Holux GPSlim236 GPS Receiver -Small, has rechargeable 12 hour battery - ideal for running SatNav on a PDA (I use TomTom on my Dell Axim X51v) perfect for in-car navigation but not convenient as a walkabout tracker because of needing a PDA to do the logging via the bluetooth. If you have a PDA then google 'GPS2Dash' this is a very neat chunk of s/w that runs on a pocket computer.

Holux M-241 wireless GPS Logger - about the size of a 'D' size torch battery. Has a built in memory for tracking - customisable tracking menu etc. Has a dot matrix display and shows coordinates in real time. Has a lanyard loop so can be worn round the neck...works very well. The main downside is that it takes a single 'AA' size battery and has no charger. Limited to a pocket of AAs if travelling across the world! a battery lasts about 6 hours.

Qstarz BT-Q1000X tracker This is the one I use for Geostamping my photos. It has a large memory and in theory I could track a global journey from the UK to New Zealand... I have tracked a journey from Italy to home :grin:

This unit comes with its own software that will display your journey, geostamp your photos and create an interactive slide show too...I only use it for geostamping my pictures. yiou cant use this as a real time to display your location - It is a logger that you need to download the data into the computer back at home.

I suggest that the Holux range needs a good looking at. I can recommend them likewise the Qstarz unit...

If you only want to geostamp images, there is a way that can be done without a GPS unit! It relies on the fact that you can remember where you took the photo...:
Have a look at GeoSetter
This is free software that allows you to point to a place on the Google Earth map and say 'I took it there'... the software will open the image, add the GPS stuff into the EXIF area of the file and close it. I use it occasionally when I have pics from my pre tracker days or when I forget to switch the darn thing on!


----------



## Done_Fishin (Oct 10, 2006)

Thanks Don

your last suggestion is the one that I have been using. I know what route I have been taking, open google maps or Google earth and can pinpoint my location most of the time. The downfall is when you have been moving at an unknown speed throgh unknown terrain in the mountains using narrow unmarked tracks as opposed to well defined open pathways. 

I find that the places shown in photos on Google Earth which are of the same landmark are placed in differing locations. On top of that my recollections of the journey place my photo of that place in a totally different place. Hence my need for help not only in tracking my "route" but also in pinpointing the real location of my photo. It gets even worse when walking through trees in mountainous regions, especially when zigzagging up mountain paths. Another reason why a "tracker" would be so helpful.
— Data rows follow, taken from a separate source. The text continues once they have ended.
# pujariaditya/WaveVerify

Hardware: AMD Instinct MI355X
Metric: clips/sec embed+detect, 1s@16kHz bs=256 (higher is better)
Workload: dtype f32; 1 GPU; embed_detect: 256 clips x 1 s @ 16 kHz per GPU (BASELINE.json configs[1]), seeded random weights; batch_per_gpu=256, global_batch=256, clip_samples=16000, parallelism=dp1 (independent clip shards, no data-path collective)

## Files before the change

include/waveverify_hip.h:

```cpp
#ifndef WAVEVERIFY_HIP_H
#define WAVEVERIFY_HIP_H

#include <stddef.h>
#include <stdint.h>

#ifdef __cplusplus
extern "C" {
#endif

#define WV_OK 0
#define WV_EINVAL (-1)
#define WV_ENOKEY (-2)
#define WV_EHIP (-3)
#define WV_ESTATE (-4)
#define WV_ENOMEM (-5)

#define WV_KIND_GENERATOR 0
#define WV_KIND_DETECTOR 1
#define WV_KIND_LOCATOR 2

#define WV_MAX_STRIDES 8

typedef struct wv_config {
    int32_t kind;
// ... 78 lines not shown
int wv_profile_collect(int index, char* name_out, int name_cap, int64_t* launches,
                       double* total_ms, double* flops, double* bytes);

int wv_window_gather(const float* src, int64_t n_src, const int64_t* offs, float* dst, int W, int L, void* stream);
int wv_window_scatter(const float* y, const int64_t* desc, float* out, int64_t n_out, int W, int C, int L, void* stream);
int wv_detector_forward_windowed(wv_model* m, const float* x, const int* keep_lo, const int* keep_hi, float* psum,
                                 int W, int L, void* workspace, size_t workspace_bytes, void* stream);
int wv_detector_forward_windowed_f16(wv_model* m, const float* x, const int* keep_lo, const int* keep_hi, float* psum,
                                     int W, int L, void* workspace, size_t workspace_bytes, void* stream);
int wv_window_reduce_mean(const float* psum, int n_rows, const int* ptr, const int* rows, const int64_t* lengths,
                          float* mean_prob, int B, int nb, void* stream);
int wv_frames_reduce(const float* fsum, int B, int nb, int Fr_stride, const int* seg, int n_seg, float eps, float* prob, double* count,
                     void* stream);
int wv_session_advance(const float* hist, int hcap, int hv, const float* x, int n, float* win, int wlen,
                       float* hist_out, int drop, int hv2, int S, void* stream);


int wv_op_pw_dw(const float* X, const float* w_pw, const float* w_dw, const float* dw_bias,
                const float* film, const float* resid, float* Y,
                int B, int K, int M, int Tin, int ks, int stride, int dilation,
                float pre_scale, int pre_elu, float out_scale, int bands,
                float* Yact, float act_scale, void* stream);

int wv_op_resblock(const float* X, float pre_scale, const float* w_pw1, const float* w_dw1, const float* b1,
                   const float* w_pw2, const float* w_dw2, const float* b2, float* Y, float* Yact,
                   int B, int C, int T, float out_scale, float act_scale, void* stream);

int wv_op_dw_pw(const float* X, const float* w_dw, const float* w_pw, const float* bias, float* Y,
                int B, int K, int M, int Tin, int mode, int ks_or_ratio,
                float pre_scale, int pre_elu, int l2norm, int accumulate, float out_scale,
                float* Yact, float act_scale, void* stream);

int wv_op_stft_logmag(const float* wav, const float* host_basis, float* P, int B, int T,
                      int n_fft, int hop, float mean, float std, void* stream);

int wv_op_spec_block(const float* wav, const float* basis_or_null, const float* w_pw, const float* x, float* Y, float* Yact, int B, int T,
                     int n_fft, int hop, int M, float mean, float std, float out_scale, float act_scale, void* stream);

int wv_op_conv_pre(const float* x, const float* w, const float* bias, float* Y, int B, int C,
                   int T, int ks, float in_scale, void* stream);

int wv_op_tail(const float* H, const float* w, const float* bias, const float* x_or_null,
               float* out, int B, int C, int Tin, int T, int ks, float pre_scale, float out_scale,
               void* stream);

int wv_op_head(const float* Z, const float* w_rev, const float* b_rev,
// ... 231 lines not shown
```

waveverify_amd/_lib.py:

```python
from __future__ import annotations

import ctypes as C
import os
from typing import Optional

HERE = os.path.dirname(os.path.abspath(__file__))
LIB_PATH = os.path.join(HERE, "lib", "libwaveverify_hip.so")
WV_MAX_STRIDES = 8

WV_KIND = {"generator": 0, "detector": 1, "locator": 2}


class WvConfig(C.Structure):
    _fields_ = [
        ("kind", C.c_int32), ("dimension", C.c_int32), ("msg_dimension", C.c_int32),
        ("channels_enc", C.c_int32), ("channels_dec", C.c_int32), ("n_fft_base", C.c_int32),
        ("n_residual_enc", C.c_int32), ("n_residual_dec", C.c_int32), ("n_strides", C.c_int32),
        ("strides", C.c_int32 * WV_MAX_STRIDES),
        ("kernel_size", C.c_int32), ("last_kernel_size", C.c_int32),
        ("residual_kernel_size", C.c_int32), ("dilation_base", C.c_int32),
        ("zero_init", C.c_int32), ("nbits", C.c_int32), ("output_dim", C.c_int32),
        ("embedding_dim", C.c_int32), ("embedding_layers", C.c_int32), ("freq_bands", C.c_int32),
        ("res_scale_enc", C.c_float), ("res_scale_dec", C.c_float), ("wav_std", C.c_float),
        ("spec_means", C.c_float * (WV_MAX_STRIDES + 1)),
# ... 10 lines not shown
    "wv_config_default": (C.c_int, [C.c_int, C.POINTER(WvConfig)]),
    "wv_model_create": (C.c_int, [C.POINTER(WvConfig), C.POINTER(_VP)]),
    "wv_model_destroy": (None, [_VP]),
    "wv_model_num_params": (C.c_int, [_VP]),
    "wv_model_param_info": (C.c_int, [_VP, C.c_int, C.c_char_p, C.c_int, C.POINTER(C.c_int64),
                                      C.POINTER(C.c_int), C.POINTER(C.c_int)]),
    "wv_model_set_param": (C.c_int, [_VP, C.c_char_p, _VP, C.c_int64]),
    "wv_model_set_param_wn": (C.c_int, [_VP, C.c_char_p, _VP, C.c_int64, _VP, C.c_int64]),
    "wv_model_set_stft_basis": (C.c_int, [_VP, C.c_char_p, _VP, C.c_int64]),
    "wv_model_finalize": (C.c_int, [_VP]),
    "wv_workspace_bytes": (C.c_size_t, [_VP, C.c_int, C.c_int]),
    "wv_generator_forward": (C.c_int, [_VP, _VP, _VP, C.c_int, _VP, C.c_int, C.c_int, C.c_int,
                                       _VP, C.c_size_t, _VP]),
    "wv_detector_forward": (C.c_int, [_VP, _VP, _VP, _VP, C.c_int, C.c_int, _VP, C.c_size_t, _VP]),
    "wv_locator_forward": (C.c_int, [_VP, _VP, _VP, C.c_int, C.c_int, _VP, C.c_size_t, _VP]),
    "wv_encoder_forward": (C.c_int, [_VP, _VP, _VP, C.c_int, _VP, C.c_int, C.c_int, _VP,
                                     C.c_size_t, _VP]),
    "wv_detector_forward_f16": (C.c_int, [_VP, _VP, _VP, _VP, C.c_int, C.c_int, _VP, C.c_size_t, _VP]),
    "wv_detector_forward_frames": (C.c_int, [_VP, _VP, _VP, C.c_float, _VP, C.c_int, C.c_int, _VP, C.c_size_t, _VP]),
    "wv_detector_forward_frames_f16": (C.c_int, [_VP, _VP, _VP, C.c_float, _VP, C.c_int, C.c_int, _VP, C.c_size_t, _VP]),
    "wv_locator_forward_f16": (C.c_int, [_VP, _VP, _VP, C.c_int, C.c_int, _VP, C.c_size_t, _VP]),
    "wv_generator_forward_f16": (C.c_int, [_VP, _VP, _VP, C.c_int, _VP, C.c_int, C.c_int, C.c_int, _VP, C.c_size_t, _VP]),
    "wv_model_film": (C.c_int, [_VP, _VP, C.c_int, _VP, C.c_int, _VP]),
    "wv_profile_enable": (C.c_int, [C.c_int]),
    "wv_profile_reset": (C.c_int, []),
    "wv_profile_collect": (C.c_int, [C.c_int, C.c_char_p, C.c_int, C.POINTER(C.c_int64),
                                     C.POINTER(C.c_double), C.POINTER(C.c_double),
                                     C.POINTER(C.c_double)]),
    "wv_window_gather": (C.c_int, [_VP, C.c_int64, _VP, _VP, C.c_int, C.c_int, _VP]),
    "wv_window_scatter": (C.c_int, [_VP, _VP, _VP, C.c_int64, C.c_int, C.c_int, C.c_int, _VP]),
    "wv_detector_forward_windowed": (C.c_int, [_VP, _VP, _VP, _VP, _VP, C.c_int, C.c_int, _VP, C.c_size_t, _VP]),
    "wv_detector_forward_windowed_f16": (C.c_int, [_VP, _VP, _VP, _VP, _VP, C.c_int, C.c_int, _VP, C.c_size_t, _VP]),
    "wv_window_reduce_mean": (C.c_int, [_VP, C.c_int, _VP, _VP, _VP, _VP, C.c_int, C.c_int, _VP]),
    "wv_frames_reduce": (C.c_int, [_VP, C.c_int, C.c_int, C.c_int, _VP, C.c_int, C.c_float, _VP, _VP, _VP]),
    "wv_session_advance": (C.c_int, [_VP, C.c_int, C.c_int, _VP, C.c_int, _VP, C.c_int, _VP, C.c_int, C.c_int, C.c_int, _VP]),
    "wv_op_pw_dw": (C.c_int, [_VP, _VP, _VP, _VP, _VP, _VP, _VP, C.c_int, C.c_int, C.c_int,
                              C.c_int, C.c_int, C.c_int, C.c_int, C.c_float, C.c_int, C.c_float,
                              C.c_int, _VP, C.c_float, _VP]),
    "wv_op_resblock": (C.c_int, [_VP, C.c_float] + [_VP] * 8 + [C.c_int, C.c_int, C.c_int, C.c_float, C.c_float, _VP]),
    "wv_op_dw_pw": (C.c_int, [_VP, _VP, _VP, _VP, _VP, C.c_int, C.c_int, C.c_int, C.c_int, C.c_int,
                              C.c_int, C.c_float, C.c_int, C.c_int, C.c_int, C.c_float, _VP, C.c_float, _VP]),
    "wv_op_stft_logmag": (C.c_int, [_VP, _VP, _VP, C.c_int, C.c_int, C.c_int, C.c_int, C.c_float,
                                    C.c_float, _VP]),
    "wv_op_spec_block": (C.c_int, [_VP] * 6 + [C.c_int] * 5 + [C.c_float] * 4 + [_VP]),
    "wv_op_conv_pre": (C.c_int, [_VP, _VP, _VP, _VP, C.c_int, C.c_int, C.c_int, C.c_int,
                                 C.c_float, _VP]),
# ... 174 lines not shown
```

Thanks for the input about the types of devices you are using. I am assuming that the info stored in these devices is in non-volatile memory so that even if you run out of battery power the information is safe. I also assume that if the battery requires replacement the unit picks up from where the new battery is plugged in.

So far I have been looking at several manufacturers, most of whom seem to have good product with some possibly serious shortcomings. 

I'll check out our devices and also wait for any further input from our Photo fraternity. I am sure that you won't be the only one with any experiences of geotagging / phototagging. 

:wave:


----------



## DonaldG (Aug 23, 2007)

Yes, the memory is non volotile
Both the Qstarz and the Holux GPSlim236 have rechargable phone batteries and have a mini usb socket for charging from a computer or from usb charger.

I have spare batteries from the net at only a fiver & the bonus is that they are the same as my phone too:wink:


----------